If the finalists in Bloomberg Philanthropies’ Mayors Challenge are any indication, community health and wellness are very much on cities’ minds. At least eleven of the twenty focus on issues ranging from infant mortality (Cincinnati) to community wellbeing (Santa Monica). Some are directly focused on community engagement – such as Lafayette’s “Level Up Lafayette!” and Lexington’s “CitizenLex” – while proposals like Milwaukee’s “Home Gr/Own” and Knoxville’s “Urban Food Corridor” focus on addressing food deserts and the availability of healthy food assets
It should be noted that Phoenix (not counted as part of the 11 cities above) is one of those top twenty finalists. Focused on the built environment, its “Smart Energy Neighborhood Model” aims to reduce energy use while promoting renewable energy.
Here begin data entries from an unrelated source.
@@ -433,7 +449,7 @@
           M.dd_inf[jj] = (active ? 1 : 0) | (ci << 1) | ((pq & 7) << 3) | (g << 8);
         }
 #pragma unroll
-        for (int X = 0; X < 2; ++X) wp_item(CD, L, X * 32 + lane, items, M.p_psi, M.wi_pp[X], M.wi_op[X], M.wi_inf[X]);
+        for (int X = 0; X < 2; ++X) wp_item<STAGE>(CD, L, X * 32 + lane, items, M.p_psi, M.wi_pp[X], M.wi_op[X], M.wi_inf[X], rt);
       }
       M.m_ok = true;
     }
@@ -455,9 +471,9 @@
   }
 }
 
-template <int FN>
+template <int FN, bool STAGE = false>
 __device__ __forceinline__ void wp_window_blocks(const double* V, uint8_t* wb, const WpChunk* CD, const WpSmem& L, const WpPlan& M, const WpQuery& Q,
-                                                 int lane) {
+                                                 int lane, int h = 0, uint32_t rt = 0) {
   const int psi = M.p_psi;
   const int Wr = M.p_Wr;
   for (int it0 = 0; it0 < M.p_items; it0 += 64) {
@@ -465,13 +481,14 @@
 #pragma unroll
     for (int X = 0; X < 2; ++X) {
       if (it0 == 0) { ipp[X] = M.wi_pp[X]; iop[X] = M.wi_op[X]; iinf[X] = M.wi_inf[X]; }
-      else wp_item(CD, L, it0 + X * 32 + lane, M.p_items, psi, ipp[X], iop[X], iinf[X]);
+      else wp_item<STAGE>(CD, L, it0 + X * 32 + lane, M.p_items, psi, ipp[X], iop[X], iinf[X], rt);
     }
     const double* pp[2]; double* op[2]; int jEnd[2], ot[2]; bool rawm[2];
 #pragma unroll
     for (int X = 0; X < 2; ++X) {
       pp[X] = V + ipp[X]; op[X] = reinterpret_cast<double*>(wb + iop[X]);
       jEnd[X] = (iinf[X] & 15) - 1; rawm[X] = (iinf[X] >> 4) & 1; ot[X] = (iinf[X] >> 5) & 7;
+      if (STAGE && !rawm[X]) op[X] += h;
     }
     double a[WP_R], bb[WP_R];
     wp_block_pair(pp[0], pp[1], Wr, a, bb);
@@ -493,7 +510,20 @@
         if (X) bb[j] = fin; else a[j] = fin;
       }
     }
-    if (M.p_oal) {
+    if (STAGE) {
+      const int r = 4 * ((lane >> 1) & 1);
+#pragma unroll
+      for (int X = 0; X < 2; ++X) {
+        double (&v)[WP_R] = X ? bb : a;
+        double t[WP_R];
+#pragma unroll
+        for (int j = 0; j < WP_R; ++j) t[j] = r ? v[(j + 4) & 7] : v[j];
+#pragma unroll
+        for (int j = 0; j < WP_R; ++j) v[j] = t[j];
+#pragma unroll
+        for (int j = 0; j < WP_R; ++j) { const int sj = (j + r) & 7; if (sj <= jEnd[X]) op[X][sj] = v[j]; }
+      }
+    } else if (M.p_oal) {
 #pragma unroll
       for (int j = 0; j < WP_R; ++j) { if (j <= jEnd[0]) op[0][j] = a[j]; if (j <= jEnd[1]) op[1][j] = bb[j]; }
     } else {
@@ -509,7 +539,8 @@
 
 template <int FN, bool STAGE = false>
 __device__ __forceinline__ void wp_finish_store(double* __restrict__ out, int64_t s, const QueryParams& q, double* O, const double* J,
-                                                const WpChunk* CD, int n, const WpPlan& M, const WpQuery& Q, int lane) {
+                                                const WpChunk* CD, int n, const WpPlan& M, const WpQuery& Q, int lane, const double* RT = nullptr,
+                                                int h = 0) {
   const double NaNv = __longlong_as_double(0x7ff8000000000000LL);
   const int psi = M.p_psi, Wr = M.p_Wr;
   auto oidx = [&](int k) -> int { return k + ((k + psi) >> 3); };
@@ -541,31 +572,26 @@
   if (STAGE) {
     const int T = q.T;
     double* row = out + (size_t)s * T;
-    const int h = (int)((reinterpret_cast<uintptr_t>(row) >> 3) & 1);
-    double* st = O + h + lane;
-    int k = lane, iters = (T + 31) >> 5;
-    int rest = iters > 16 ? iters - 16 : 0;
-    if (rest) iters = 16;
-    for (; iters >= 4; iters -= 4, st += 128, sp += 144, k += 128) {
-      const bool in3 = k + 96 < T;
-      const double v0 = sp[0], v1 = sp[36], v2 = sp[72], v3 = in3 ? sp[108] : 0.0;
-      const double r0 = fin_m(v0, k), r1 = fin_m(v1, k + 32), r2 = fin_m(v2, k + 64), r3 = fin_m(v3, k + 96);
-      __syncwarp();
-      st[0] = r0; st[32] = r1; st[64] = r2; if (in3) st[96] = r3;
-    }
-    for (; iters > 0; --iters, st += 32, sp += 36, k += 32) {
-      const bool in = k < T;
-      const double r = fin_m(in ? *sp : 0.0, k);
-      __syncwarp();
-      if (in) *st = r;
-    }
-    for (; rest > 0; --rest, st += 32, sp += 36, k += 32) {
-      const bool in = k < T;
+    auto tail = [&](int c, int k) -> double { return RT[wp_tail_base(CD, c) + k - CD[c].kT0 - WP_R * CD[c].tb]; };
+    auto fix = [&](uint32_t code, uint32_t js, int k) {
+      double o = 0.0;
+      if (code == WP_RAWFIN) o = tail(wp_chunk_of(CD, n, k), k);
+      else if (code == WP_JUNC && (js & 128u)) o = tail(wp_chunk_of(CD, n, k) - 1, k);
+      O[k + h] = fin(o, code, js, k);
+    };
+    uint32_t nf = (cls | (cls >> 1)) & 0x55555555u;
+    while (nf) {
+      const int b = __ffs((int)nf) - 1;
+      nf &= nf - 1;
+      const uint32_t code = (cls >> b) & 3u;
+      uint32_t js = 0;
+      if (code == WP_JUNC) { js = (uint32_t)jx & 0xffu; jx >>= 8; }
+      fix(code, js, lane + 16 * b);
+    }
+    for (int k = lane + 512; k < T; k += 32) {
       uint32_t js;
       const uint32_t code = wp_class(CD, n, k, js);
-      const double r = fin(in ? *sp : 0.0, code, js, k);
-      __syncwarp();
-      if (in) *st = r;
+      if (code != WP_FINAL) fix(code, js, k);
     }
     fence_async_smem();
     __syncwarp();
@@ -898,7 +924,7 @@
     }
     const int vwire = wire & 0xffff;
     WPROF(1)
-    if (wp_plan_series(M, regular, have, n, init, end_time, nrows, vwire, grp_base, e.ngroups, q, L, Q, CD, lane)) { WPROF_COUNT(11) }
+    if (wp_plan_series<true>(M, regular, have, n, init, end_time, nrows, vwire, grp_base, e.ngroups, q, L, Q, CD, lane, BL.rt, BL.rtcap)) { WPROF_COUNT(11) }
     WPROF(2)
     if (!regular) {
       WPROF_COUNT(12)
@@ -935,9 +961,10 @@
     }
     if (lane == 0) { rows_scanned += cnt_rows; bytes_scanned += cnt_bytes; }
     __syncwarp();
-    wp_window_blocks<FN>(V, wb, CD, L, M, Q, lane);
+    const int h = (int)((reinterpret_cast<uintptr_t>(out + s * q.T) >> 3) & 1);
+    wp_window_blocks<FN, true>(V, wb, CD, L, M, Q, lane, h, BL.rt);
     WPROF(6)
-    wp_finish_store<FN, true>(out, s, q, O, J, CD, n, M, Q, lane);
+    wp_finish_store<FN, true>(out, s, q, O, J, CD, n, M, Q, lane, reinterpret_cast<const double*>(wb + BL.rt), h);
     __syncwarp();
     WPROF(7)
   }
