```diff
diff --git a/nefes_amd/csrc/pack.cpp b/nefes_amd/csrc/pack.cpp
--- a/nefes_amd/csrc/pack.cpp
+++ b/nefes_amd/csrc/pack.cpp
@@ -544,6 +544,27 @@
     Stream st[NEFES_N_STREAMS];
     if (!build(desc, nullptr, n, st)) return NEFES_E_UNSUPPORTED;
     fill_info(st, desc->width, info);
+    return 0;
+}
+
+extern "C" int nefes_h3_sigma_row(const NefesNetDesc* desc, NefesBlobInfo* info_out, uint64_t* byte_off) {
+    if (!desc || !byte_off) return NEFES_E_BADARG;
+    Net n;
+    Stream st[NEFES_N_STREAMS];
+    if (!build(desc, nullptr, n, st)) return NEFES_E_UNSUPPORTED;
+    NefesBlobInfo info;
+    fill_info(st, desc->width, &info);
+    if (info_out) *info_out = info;
+    const int k = NEFES_STREAM_BWD_STATIC_H3;
+    const Stream& s = st[k];
+    const int ord = nefes_h3b_seg(0, nefes_h3b_fold_seg(n.fold, NEFES_H3B_SIG));
+    if (info.stream[k].n_slabs == 0 || ord >= (int)s.segs.size()) return NEFES_E_UNSUPPORTED;
+    const Seg& sg = s.segs[ord];
+    if (sg.x6 || !sg.transposed || sg.ks != 1 || sg.nt != n.NTW || sg.ld != n.W) return NEFES_E_UNSUPPORTED;
+    const int frags = NEFES_FRAGS_OF_KIB(nefes_stream_slab_kib(k, desc->width));
+    uint64_t slab = 0;
+    for (int i = 0; i < ord; ++i) slab += (uint64_t)s.segs[i].slabs(frags);
+    *byte_off = info.stream[k].slab_off + slab * (uint64_t)frags * 256;
     return 0;
 }
 
diff --git a/nefes_amd/lib.py b/nefes_amd/lib.py
--- a/nefes_amd/lib.py
+++ b/nefes_amd/lib.py
@@ -58,6 +58,7 @@
 SIGNATURES = {
     "nefes_version": (_i, []),
     "nefes_blob_info": (_i, [_desc, C.POINTER(NefesBlobInfo)]),
+    "nefes_h3_sigma_row": (_i, [_desc, C.POINTER(NefesBlobInfo), C.POINTER(C.c_uint64)]),
     "nefes_stream_slab_bytes": (_sz, [_desc, _i]),
     "nefes_fusion_input_fwd": (_i, [_i, _i, _i, _p, _p, _p, C.POINTER(_f), C.POINTER(_f), _p, _p, _p]),
     "nefes_fusion_input_bwd": (_i, [_i, _i, _i, _p, _p, _p, C.POINTER(_f), _p, _p, _p]),
```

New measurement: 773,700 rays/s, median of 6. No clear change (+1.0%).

Such an “energy-savvy lifestyle” is itself capable of producing important, if seemingly indirect, health and quality-of-life impact. Without smarter energy production and consumption, this desert life cannot be expected to be long-term sustainable.
The Mayors Challenge taps into a fundamental truth: it’s important to think globally, but implementing solutions starts locally. Perhaps this crop of finalists bears testament to the fact that broader thinking on the health impacts of food, transportation, built environment and community vibrancy is finally taking root.